What you will do: Find out how many lines in the records have the string "kPoseAccSize" in them, and state only that number.

Provided entries:
Segment Open

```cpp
template <class R, auto Free>
struct Owned {
  R r{};
// ... 115 lines not shown
  float depth_a = 0.f;
  int cf_w = 0, cf_h = 0;
  int sm_count = 132;
  std::mutex error_mu;
  std::map<std::thread::id, std::string> errors;

  float* surfels = nullptr;
  size_t surfel_pitch_bytes = 0;
  uint32_t surfels_size = 0;
  uint8_t* active = nullptr;
  bba::DeviceBuffer<float> owned_surfels;
  size_t owned_surfel_pitch = 0;
  bba::DeviceBuffer<uint8_t> owned_active;

  bba::DeviceBuffer<float> d_cfactor;
  std::vector<bba::Keyframe> keyframes;
  bba::DeviceBuffer<bba::KfDevice> d_kfs;

  struct Staging {
    bba::PinnedBuffer<bba::KfDevice> h_kfs;
    bba::Event event;
    bool pending = false;
    bba::LumaStaging luma;
    bba::PitchedBuffer color;
    bba::Texture scratch;
  } staging;

  struct PoseStep {
    bba::DeviceBuffer<bba::KfDevice> d_work_records;
    bba::DeviceBuffer<float> d_pose_est;
    bba::DeviceBuffer<double> d_acc;
    bba::DeviceBuffer<unsigned long long> d_stage_counts;
    bba::DeviceBuffer<int> d_work[2];
    bba::DeviceBuffer<int> d_count;
    bba::DeviceBuffer<int> d_iterations;
    bba::DeviceBuffer<int> d_converged;
    bba::DeviceBuffer<double> d_first_stats;
    bba::DeviceBuffer<unsigned long long> d_totals;
    bba::DeviceBuffer<unsigned int> d_queue;
    bba::MappedBuffer<int> flag;
    volatile int* h_flag = nullptr;
    int* d_flag = nullptr;
    bba::PinnedBuffer<float> h_pose_est;
    bba::PinnedBuffer<int> h_work;
    bba::PinnedBuffer<int> h_iterations;
    bba::PinnedBuffer<int> h_converged;
    bba::PinnedBuffer<double> h_first_stats;
    bba::PinnedBuffer<unsigned long long> h_totals;
    struct Order {
      bba::DeviceBuffer<uint32_t> words;
      bba::DeviceBuffer<unsigned char> temp;
      bba::DeviceBuffer<float> stream;
      bba::DeviceBuffer<float> boxes;
      bba::SpatialOrderBuffers view{};
      uint32_t capacity = 0;
    } order;
    uint32_t order_n = 0;
    bool order_stale = true;
  } pose;

  struct Geometry {
    bba::DeviceBuffer<int> d_list;
    bba::PinnedBuffer<int> h_list;
    bba::DeviceBuffer<unsigned int> d_queue;
    bba::DeviceBuffer<unsigned int> d_tile_epoch;
    const uint32_t* perm = nullptr;
    bba::DeviceBuffer<float> d_intr;
    bba::DeviceBuffer<double> d_intr_sums;
    bba::DeviceBuffer<int> d_all_list;
    bba::PinnedBuffer<double> h_intr_sums;
    bba::PinnedBuffer<float> h_intr_x1;
  } geo;

  struct Lifecycle {
    bba::DeviceBuffer<unsigned int> d_sup;
    bba::DeviceBuffer<unsigned int> d_cell_bits;
    bba::DeviceBuffer<unsigned int> d_flags;
    bba::DeviceBuffer<unsigned int> d_scan_out;
    bba::DeviceBuffer<unsigned int> d_scan_sums;
    bba::DeviceBuffer<bba::CovisEntry> d_covis;
    bba::PinnedBuffer<bba::CovisEntry> h_covis;
    bba::DeviceBuffer<bba::KfRadius> d_kf_radius;
    bba::PinnedBuffer<bba::KfRadius> h_kf_radius;
    bba::DeviceBuffer<unsigned int> d_deleted_count;
    bba::PinnedBuffer<unsigned int> h_deleted_count;
    bba::DeviceBuffer<unsigned int> d_compact_sums;
  } life;
  int last_ba_iteration_count = -1;

  struct Pcg {
    bba::DeviceBuffer<float> d_vec[5];
    bba::DeviceBuffer<double> d_scalars;
    bba::PinnedBuffer<double> h_scalars;
    bba::PinnedBuffer<float> h_delta;
  } pcg;

  struct Exchange {
    bba_collective_fn collective = nullptr;
    void* collective_user = nullptr;
    bba::DeviceBuffer<float> d_exchange;
    bba::DeviceBuffer<float> d_pose_pack;
    bba::PinnedBuffer<float> h_pose_pack;
    bba::DeviceBuffer<int> d_local_ids;
    bba::DeviceBuffer<float> d_count_xchg;
    bba::PinnedBuffer<float> h_count_xchg;
    bba::DeviceBuffer<float> d_barrier;
// ... 139 lines not shown
```

badslam_b200/csrc/kernels.cu:

```cuda
#include "persistent.cuh"

#include <cuda.h>

#include <algorithm>

namespace bba {


__device__ __forceinline__ uint32_t SmemAddr(const void* p) { return static_cast<uint32_t>(__cvta_generic_to_shared(p)); }

__device__ __forceinline__ void MbarInit(uint64_t* bar, uint32_t count) {
  asm volatile("mbarrier.init.shared::cta.b64 [%0], %1;" ::"r"(SmemAddr(bar)), "r"(count));
}
__device__ __forceinline__ void FenceBarrierInit() { asm volatile("fence.mbarrier_init.release.cluster;" ::: "memory"); }
__device__ __forceinline__ void MbarArriveExpectTx(uint64_t* bar, uint32_t bytes) {
  asm volatile("mbarrier.arrive.expect_tx.shared::cta.b64 _, [%0], %1;" ::"r"(SmemAddr(bar)), "r"(bytes) : "memory");
}
__device__ __forceinline__ void MbarArrive(uint64_t* bar) {
  asm volatile("mbarrier.arrive.shared::cta.b64 _, [%0];" ::"r"(SmemAddr(bar)) : "memory");
}
__device__ __forceinline__ void MbarWait(uint64_t* bar, uint32_t parity) {
  asm volatile(
      "{\n"
      ".reg .pred p;\n"
      "WAIT_LOOP:\n"
      "mbarrier.try_wait.parity.shared::cta.b64 p, [%0], %1;\n"
      "@p bra.uni WAIT_DONE;\n"
      "bra.uni WAIT_LOOP;\n"
      "WAIT_DONE:\n"
      "}\n" ::"r"(SmemAddr(bar)),
      "r"(parity)
      : "memory");
}
__device__ __forceinline__ bool MbarTest(uint64_t* bar, uint32_t parity) {
  uint32_t done;
  asm volatile(
      "{\n"
      ".reg .pred p;\n"
      "mbarrier.test_wait.parity.shared::cta.b64 p, [%1], %2;\n"
      "selp.u32 %0, 1, 0, p;\n"
      "}\n"
      : "=r"(done)
      : "r"(SmemAddr(bar)), "r"(parity)
      : "memory");
  return done != 0;
}
__device__ __forceinline__ void BulkCopyG2S(void* smem_dst, const void* gmem_src, uint32_t bytes, uint64_t* bar) {
  asm volatile("cp.async.bulk.shared::cluster.global.mbarrier::complete_tx::bytes [%0], [%1], %2, [%3];" ::"r"(SmemAddr(smem_dst)),
               "l"(gmem_src), "r"(bytes), "r"(SmemAddr(bar))
               : "memory");
}


__device__ __forceinline__ cudaTextureObject_t UniformTexture(cudaTextureObject_t tex) {
  const unsigned long long t = tex;
  const unsigned lo = __shfl_sync(0xffffffffu, static_cast<unsigned>(t), 0);
  const unsigned hi = __shfl_sync(0xffffffffu, static_cast<unsigned>(t >> 32), 0);
  return (static_cast<unsigned long long>(hi) << 32) | lo;
}

constexpr int kPoseMinCtas = 2;
constexpr int kPoseChunkShift = 8;
constexpr int kPoseThreads = 256;
constexpr int kPoseUnroll = 1;
constexpr int kPoseStagedRows = 7;
constexpr int kPoseStagedRowsPre = 14;
static_assert(kPoseStagedRowsPre == kPoseStreamRows, "the PRE instantiations stage every row of the pose stream");
constexpr int kPoseGroup = 8;

__device__ __forceinline__ bool CornersOutsideView(const CameraParams& cam, const float* __restrict__ T, float px, float py, float pz) {
  float v[3], a[3];
#pragma unroll
  for (int r = 0; r < 3; ++r) {
    v[r] = T[4 * r] * px + T[4 * r + 1] * py + T[4 * r + 2] * pz + T[4 * r + 3];
    a[r] = fabsf(T[4 * r] * px) + fabsf(T[4 * r + 1] * py) + fabsf(T[4 * r + 2] * pz) + fabsf(T[4 * r + 3]);
  }
  constexpr float e = 1e-5f;
  const float l_x = cam.cx + 1.f, r_x = cam.cx - static_cast<float>(cam.w) - 1.f;
  const float l_y = cam.cy + 1.f, r_y = cam.cy - static_cast<float>(cam.h) - 1.f;
  unsigned out = (v[2] < -e * a[2]) ? 1u : 0u;
  out |= (cam.fx * v[0] + l_x * v[2] < -e * (cam.fx * a[0] + fabsf(l_x) * a[2])) ? 2u : 0u;
  out |= (cam.fx * v[0] + r_x * v[2] > e * (cam.fx * a[0] + fabsf(r_x) * a[2])) ? 4u : 0u;
  out |= (cam.fy * v[1] + l_y * v[2] < -e * (cam.fy * a[1] + fabsf(l_y) * a[2])) ? 8u : 0u;
  out |= (cam.fy * v[1] + r_y * v[2] > e * (cam.fy * a[1] + fabsf(r_y) * a[2])) ? 16u : 0u;
  if (!(cam.fx > 0.f && cam.fy > 0.f)) out &= 1u;
  return __reduce_and_sync(0xffffffffu, out) != 0u;
}
__device__ __forceinline__ bool BoxOutsideView(const CameraParams& cam, const float* __restrict__ T, const float* box, int lane) {
  const int c = lane & 7;
  return CornersOutsideView(cam, T, box[(c & 1) ? 4 : 0], box[(c & 2) ? 5 : 1], box[(c & 4) ? 6 : 2]);
}

constexpr int kPoseProducerWarps = 8;
constexpr int kPoseConsumerWarps = 4;
constexpr int kPoseWsThreads = 32 * (kPoseProducerWarps + kPoseConsumerWarps);
constexpr int kPoseProducerRegs = 72;
constexpr int kPoseConsumerRegs = 96;
static_assert(kPoseProducerWarps * kPoseProducerRegs + kPoseConsumerWarps * kPoseConsumerRegs ==
                  (kPoseProducerWarps + kPoseConsumerWarps) * 80, "register split");
constexpr int kPoseRecFields = 16;
constexpr int kPoseRingSlots = 2;
constexpr int kPoseBatchFloats = kPoseRecFields * 32;
constexpr size_t kPoseRingBytes = sizeof(float) * kPoseBatchFloats * kPoseRingSlots * kPoseProducerWarps;

template <int N>
__device__ __forceinline__ void SetMaxRegsDec() { asm volatile("setmaxnreg.dec.sync.aligned.u32 %0;\n" ::"n"(N)); }
template <int N>
__device__ __forceinline__ void SetMaxRegsInc() { asm volatile("setmaxnreg.inc.sync.aligned.u32 %0;\n" ::"n"(N)); }

template <bool STATS>
__device__ __forceinline__ void AccumulatePair(const CameraParams& cam, const Assoc& r, const DescEval& e, bool photo,
                                               float (&acc)[kPoseAccSize]) {
  acc[27] += 1.f;
  if (cam.use_depth) {
    float inv_stddev;
    Vec3 up;
    const float raw = DepthResidual(cam, r, &inv_stddev, &up);
    float J[6];
    DepthPoseJacobian(r, inv_stddev, up, J);
    AccumulateHb(acc, J, raw, DepthWeight(raw));
    if (STATS) acc[29] += DepthCost(raw);
  }
  if (cam.use_desc && photo) {
    acc[28] += 1.f;
    float J[6];
    DescPoseJacobian(cam, r.lp, e.gx1, e.gy1, J);
    AccumulateHb(acc, J, e.r1, DescWeight(e.r1));
    DescPoseJacobian(cam, r.lp, e.gx2, e.gy2, J);
    AccumulateHb(acc, J, e.r2, DescWeight(e.r2));
    if (STATS) {
      acc[30] += DescCost(e.r1);
      acc[31] += DescCost(e.r2);
    }
  }
}

template <bool STATS>
__device__ __forceinline__ void AccumulateRecord(const CameraParams& cam, const float* rec, float (&acc)[kPoseAccSize]) {
  Assoc r;
  r.lp = V3(rec[0 * 32], rec[1 * 32], rec[2 * 32]);
  r.ln = V3(rec[3 * 32], rec[4 * 32], rec[5 * 32]);
  r.d = rec[6 * 32];
  r.nx = rec[7 * 32];
  r.ny = rec[8 * 32];
  DescEval e;
  e.r1 = rec[9 * 32];
  e.r2 = rec[10 * 32];
  e.gx1 = rec[11 * 32];
  e.gy1 = rec[12 * 32];
  e.gx2 = rec[13 * 32];
  e.gy2 = rec[14 * 32];
  AccumulatePair<STATS>(cam, r, e, rec[15 * 32] != 0.f, acc);
}
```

Segment Closed

Response: 2